### SUPPLIED ENTRIES
★ ★ ★ ★ ★

void ModelStore::begin() {
  bns.clear();
  packs.clear();
  bn_bytes = pack_bytes = 0;
}
void ModelStore::add_bn(BnRef* bn) {
  bns.push_back(bn);
  bn_bytes += align_up((size_t)2 * bn->c * sizeof(float), 256);
}
void ModelStore::add_pack(Form form, const float* w, int K, int ci, int co, const void** dst) {
  packs.push_back({form, w, K, ci, co, pack_bytes, dst});
  const size_t n = (size_t)K * ci * co;
  pack_bytes += align_up(form == SPLIT ? split_weights_bytes(K, ci, co) : form == RG16 ? n * 2 : n * 4, 256);
}
void ModelStore::add_kernel(const float* w, int K, int ci, int co, bool bf16, PackedKernel* dst) {
  *dst = PackedKernel();
  add_pack(RG32, w, K, ci, co, &dst->rg32);
  if (bf16) add_pack(RG16, w, K, ci, co, &dst->rg16);
  if (sconv_split_supported(ci, co)) add_pack(SPLIT, w, K, ci, co, &dst->split);
}
int ModelStore::commit(hipStream_t st) {
  auto grow = [](char** buf, size_t* cap, size_t need) -> int {
    if (*cap >= need) return EGONN_OK;
    if (*buf) HIP_CHECK(hipFree(*buf));
    *buf = nullptr;
    *cap = 0;
    HIP_CHECK(hipMalloc(reinterpret_cast<void**>(buf), need));
    *cap = need;
    return EGONN_OK;
  };
  EGONN_TRY(grow(&folded, &folded_cap, bn_bytes));
  EGONN_TRY(grow(&packed, &packed_cap, pack_bytes));
  for (const Pack& k : packs) {
    char* out = packed + k.off;
    switch (k.form) {
      case RG32: EGONN_TRY(pack_rg_weights(k.w, k.K, k.ci, k.co, 0, 0, 0, out, st)); break;
      case RG16: EGONN_TRY(pack_rg_weights(k.w, k.K, k.ci, k.co, 1, 0, 0, out, st)); break;
      case SPLIT: EGONN_TRY(pack_split_weights(k.w, k.K, k.ci, k.co, 0, 0, out, st)); break;
      case DENSE: EGONN_TRY(dense_pack_frags(k.w, 0, k.ci, k.co, reinterpret_cast<float*>(out), st)); break;
    }
    *k.dst = out;
  }
  char* cur = folded;
  for (BnRef* bn : bns) {
    bn->scale = reinterpret_cast<float*>(cur);
    bn->shift = bn->scale + bn->c;
    cur += align_up((size_t)2 * bn->c * sizeof(float), 256);
    EGONN_TRY(bn_fold(bn->w, bn->b, bn->rm, bn->rv, 1e-5f, bn->c, bn->scale, bn->shift, st));
  }
  return EGONN_OK;
}
void ModelStore::release() {
  if (folded) (void)hipFree(folded);
  if (packed) (void)hipFree(packed);
  folded = packed = nullptr;
  folded_cap = packed_cap = 0;
}

}

namespace {

int get_mlp(egonn_model* m, const std::string& prefix, int cin, int mid, int cout, MlpRef* r) {
  r->cin = cin; r->mid = mid; r->cout = cout;
  EGONN_TRY(get_tensor(m, prefix + ".net.0.linear.weight", {mid, cin}, &r->w0));
  EGONN_TRY(get_tensor(m, prefix + ".net.0.linear.bias", {mid}, &r->b0));
  EGONN_TRY(get_tensor(m, prefix + ".net.2.linear.weight", {cout, mid}, &r->w1));
  EGONN_TRY(get_tensor(m, prefix + ".net.2.linear.bias", {cout}, &r->b1));
  return EGONN_OK;
}

}

API int egonn_model_finalize(egonn_model* m, void* stream) {
  EGONN_REQUIRE(m, EGONN_ERR_INVALID, "model_finalize: null model");
  hipStream_t st = (hipStream_t)stream;
  ModelStore& S = m->store;
  S.begin();
  auto dense = [&](const float* w, int ci, int co, const void** dst) {
    *dst = nullptr;
    if (ci % 16 == 0 && co % 16 == 0) S.add_pack(ModelStore::DENSE, w, 1, ci, co, dst);
  };
  EGONN_TRY(get_tensor(m, "trunk.convs.0.kernel", {125, 1, 32}, &m->conv0));
  EGONN_TRY(get_bn(m, "trunk.bn.0", 32, &m->bn[0], &S));
  int inpl = PLANES[0];
  for (int i = 1; i <= 7; ++i) {
    const std::string si = std::to_string(i);
    const int cout = PLANES[i - 1];
    EGONN_TRY(get_tensor(m, "trunk.convs." + si + ".kernel", {8, inpl, inpl}, &m->convs[i]));
    EGONN_TRY(get_bn(m, "trunk.bn." + si, inpl, &m->bn[i], &S));
    BlockRef& b = m->blk[i];
    EGONN_TRY(get_block(m, "trunk.blocks." + si + ".0", inpl, cout, true, &b, &S));
    S.add_kernel(m->convs[i], 8, inpl, inpl, true, &m->pk_convs[i]);
    S.add_kernel(b.conv1, 27, inpl, cout, true, &m->pk_c1[i]);
    S.add_kernel(b.conv2, 27, cout, cout, true, &m->pk_c2[i]);
    m->pk_down[i] = nullptr;
    if (b.down) dense(b.down, inpl, cout, &m->pk_down[i]);
    inpl = cout;
  }
  for (int l : {5, 6, 7})
    EGONN_TRY(get_tensor(m, "global_head.conv1x1." + std::to_string(l) + ".kernel", {PLANES[l - 1], GLOBAL_CH}, &m->g1x1[l]));
  for (int l : {6, 7}) {
    EGONN_TRY(get_tensor(m, "global_head.tconv." + std::to_string(l) + ".kernel", {8, GLOBAL_CH, GLOBAL_CH}, &m->gt[l]));
    S.add_kernel(m->gt[l], 8, GLOBAL_CH, GLOBAL_CH, true, &m->pk_gt[l]);
  }
  for (int l : {3, 4}) {
    EGONN_TRY(get_tensor(m, "local_head.conv1x1." + std::to_string(l) + ".kernel", {PLANES[l - 1], LOCAL_CH}, &m->l1x1[l]));
    dense(m->l1x1[l], PLANES[l - 1], LOCAL_CH, &m->pk_l1x1[l]);
  }
  EGONN_TRY(get_tensor(m, "local_head.tconv.4.kernel", {8, LOCAL_CH, LOCAL_CH}, &m->lt[4]));
  S.add_kernel(m->lt[4], 8, LOCAL_CH, LOCAL_CH, true, &m->pk_lt[4]);
  m->gem_p = nullptr;
  if (m->t.count("global_pooling.pooling.p")) EGONN_TRY(get_tensor(m, "global_pooling.pooling.p", {1}, &m->gem_p));
  EGONN_TRY(get_mlp(m, "global_descriptor_decoder", GLOBAL_CH, GLOBAL_DIM + (GLOBAL_CH - GLOBAL_DIM) / 2, GLOBAL_DIM, &m->gdec));
  EGONN_TRY(get_mlp(m, "local_descriptor_decoder", LOCAL_CH, LOCAL_DIM + (LOCAL_CH - LOCAL_DIM) / 2, LOCAL_DIM, &m->ldec));
  EGONN_TRY(get_mlp(m, "local_keypoint_regressor", LOCAL_CH, LOCAL_CH / 2, 3, &m->kp));
  EGONN_TRY(get_mlp(m, "local_sigma_regressor", LOCAL_CH, LOCAL_CH / 2, 1, &m->sg));

  EGONN_TRY(S.commit(st));
  if (!m->conv0_unit) HIP_CHECK(hipMalloc(&m->conv0_unit, 2 * 4 * 3 * 64 * 16));
  EGONN_TRY(conv0_pack_unit(m->conv0, m->conv0_unit, st));
  if (m->ldec.cin == 64 && m->ldec.mid == 96 && m->ldec.cout == 128 && m->kp.mid == 32 && m->sg.mid == 32 && m->kp.cin == 64 &&
      m->sg.cin == 64) {
    if (!m->lh_pack) HIP_CHECK(hipMalloc(&m->lh_pack, local_heads_pack_bytes()));
    if (!m->lh_ptrs) HIP_CHECK(hipMalloc(reinterpret_cast<void**>(&m->lh_ptrs), 6 * sizeof(float*)));
    const float* hp[6] = {m->ldec.w0, m->ldec.w1, m->kp.w0, m->kp.w1, m->sg.w0, m->sg.w1};
    HIP_CHECK(hipMemcpyAsync(m->lh_ptrs, hp, sizeof(hp), hipMemcpyHostToDevice, st));
    HIP_CHECK(hipStreamSynchronize(st));
    EGONN_TRY(local_heads_pack(m->lh_ptrs, m->lh_pack, st));
  }
  m->ready = true;
  return EGONN_OK;
}

namespace {

int run_mlp(const MlpRef& r, const float* x, int64_t n, int act_out, float* hidden, float* out, hipStream_t st,
            const int32_t* n_dev) {
  EGONN_TRY(dense_forward({.in = x, .n = n, .n_dev = n_dev, .cin = r.cin, .cout = r.mid, .W = r.w0, .w_out_in = 1, .bias = r.b0,
                           .act = ACT_RELU, .out = hidden},
                          st));
  return dense_forward({.in = hidden, .n = n, .n_dev = n_dev, .cin = r.mid, .cout = r.cout, .W = r.w1, .w_out_in = 1, .bias = r.b1,
                        .act = act_out, .out = out},
                       st);
}

}

namespace egonn {

int claim_work(egonn_ctx* c, size_t bytes, bool with_ksplit, Arena** A) {
  for (int l = 0; l < EGONN_NUM_LEVELS; ++l) c->level_feat[l] = nullptr;
  c->ks_part = nullptr;
  c->ks_part_floats = 0;
  EGONN_TRY(c->work_arena.ensure(bytes));
  c->work_arena.reset();
  *A = &c->work_arena;
  const size_t ks = with_ksplit ? sconv_ksplit_scratch_floats(c) : 0;
  if (ks) {
    c->ks_part = (*A)->alloc<float>(ks);
    EGONN_REQUIRE(c->ks_part, EGONN_ERR_STATE, "work arena too small (ks_part)");
    c->ks_part_floats = ks;
  }
  return EGONN_OK;
}

int conv_layer(egonn_ctx* c, hipStream_t st, const ConvCall& cc, const char* what) {
  static const int pk[3] = {PK_K3, PK_K2S2, PK_TCONV};
  char tag[64];
  snprintf(tag, sizeof(tag), "%s<%d,%d>/L%d/%s", sconv_kernel_name(c, cc.kind, cc.level, cc.cin, cc.cout, cc.bf16), cc.cin, cc.cout,
           cc.level, what);
  ProfScope ps(c, st, tag, pk[cc.kind], cc.level, cc.kind == 0 ? 27 : 8, cc.cin, cc.cout, cc.bf16 ? 2 : 4);
  return sconv_map(c, cc, st);
}
ConvCall conv_call(int kind, int level, const void* in, const PackedKernel& pk, int cin, int cout, int bf16, const BnRef* bn, int relu,
                   void* out) {
  return ConvCall{.kind = kind, .level = level, .in = in, .out = out, .cin = cin, .cout = cout, .bf16 = bf16,
                  .scale = bn ? bn->scale : nullptr, .shift = bn ? bn->shift : nullptr, .relu = relu, .packed = &pk};
}

int ensure_graph_rowgroups(egonn_ctx* c, int L, const int* tlevels, int nt, hipStream_t st) {
  int kinds[RG_MAX_JOBS], levels[RG_MAX_JOBS], n = 0;
  for (int l = 1; l <= L; ++l) { kinds[n] = 0; levels[n++] = l; }
  for (int l = 1; l <= L; ++l) { kinds[n] = 1; levels[n++] = l; }
  for (int i = 0; i < nt; ++i) { kinds[n] = 2; levels[n++] = tlevels[i]; }
  return ensure_rowgroups(c, kinds, levels, n, st);
}

int block_convs(egonn_ctx* c, hipStream_t st, Arena* A, int level, const BlockRef& b, const PackedKernel& pk1, const PackedKernel& pk2,
                int bf16, const void* in, float* psum, void** t2_out) {
  const size_t bytes = (size_t)c->plan.cap[level] * b.cout * (bf16 ? 2 : 4);
  WALLOC(char, t1, bytes);
  WALLOC(char, t2, bytes);
  const bool t1_split = !switches().no_presplit && sconv_route(c, 0, level, b.cin, b.cout, bf16) == ROUTE_SPLIT &&
                        sconv_route(c, 0, level, b.cout, b.cout, bf16) == ROUTE_SPLIT;
  ConvCall c1 = conv_call(0, level, in, pk1, b.cin, b.cout, bf16, &b.n1, 1, t1);
  c1.split_io = t1_split ? 2 : 0;
  EGONN_TRY(conv_layer(c, st, c1, "k3.conv1"));
  ConvCall c2 = conv_call(0, level, t1, pk2, b.cout, b.cout, bf16, &b.n2, 0, t2);
  c2.split_io = t1_split ? 1 : 0;
  c2.psum = psum;
  EGONN_TRY(conv_layer(c, st, c2, "k3.conv2"));
  *t2_out = t2;
  return EGONN_OK;
}

DenseCall down_call(const BlockRef& b, const void* in, int bf16, int64_t n, const int32_t* n_dev, const void* wfrag) {
  return DenseCall{.in = in, .in_bf16 = bf16, .n = n, .n_dev = n_dev, .cin = b.cin, .cout = b.cout, .W = b.down,
                   .wfrag = static_cast<const float*>(wfrag), .scale = b.dn.scale, .shift = b.dn.shift, .out_bf16 = bf16};
}

int global_pool(Pooling method, const float* x, const int32_t* boff, int B, int C, const float* p, float* partial, float* out,
                hipStream_t st) {
  if (method == POOL_GEM) {
    EGONN_TRY(segment_partial_sums(x, boff, B, C, 1, p, partial, st));
    return gem_finish(partial, boff, B, C, p, out, st);
  }
  const int mode = method == POOL_MAC ? 2 : 0;
  EGONN_TRY(segment_partial_sums(x, boff, B, C, mode, nullptr, partial, st));
  return pool_finish(partial, boff, B, C, mode, out, st);
}

int block_tail(const float* x, const float* res, const int32_t* boff, int B, int64_t n, int ch, const float* eca, int eca_k,
               float* partial, float* out, hipStream_t st) {
  if (!eca) return add_act(x, res, n * ch, 1, out, st);
  EGONN_TRY(segment_partial_sums(x, boff, B, ch, 0, nullptr, partial, st));
  return eca_apply(x, res, partial, boff, B, n, ch, eca, eca_k, out, st);
}

}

★ ★ ★ ★ ★

### INSTRUCTIONS FOR THE TASK
Transcribe the records above from the line holding "return ensure_rowgroups(c, kinds, levels, n, st);" down to the line holding "WALLOC(char, t2, bytes);", inclusive, without adding anything.

### RESPONSE TO THIS EXERCISE
  return ensure_rowgroups(c, kinds, levels, n, st);
}

int block_convs(egonn_ctx* c, hipStream_t st, Arena* A, int level, const BlockRef& b, const PackedKernel& pk1, const PackedKernel& pk2,
                int bf16, const void* in, float* psum, void** t2_out) {
  const size_t bytes = (size_t)c->plan.cap[level] * b.cout * (bf16 ? 2 : 4);
  WALLOC(char, t1, bytes);
  WALLOC(char, t2, bytes);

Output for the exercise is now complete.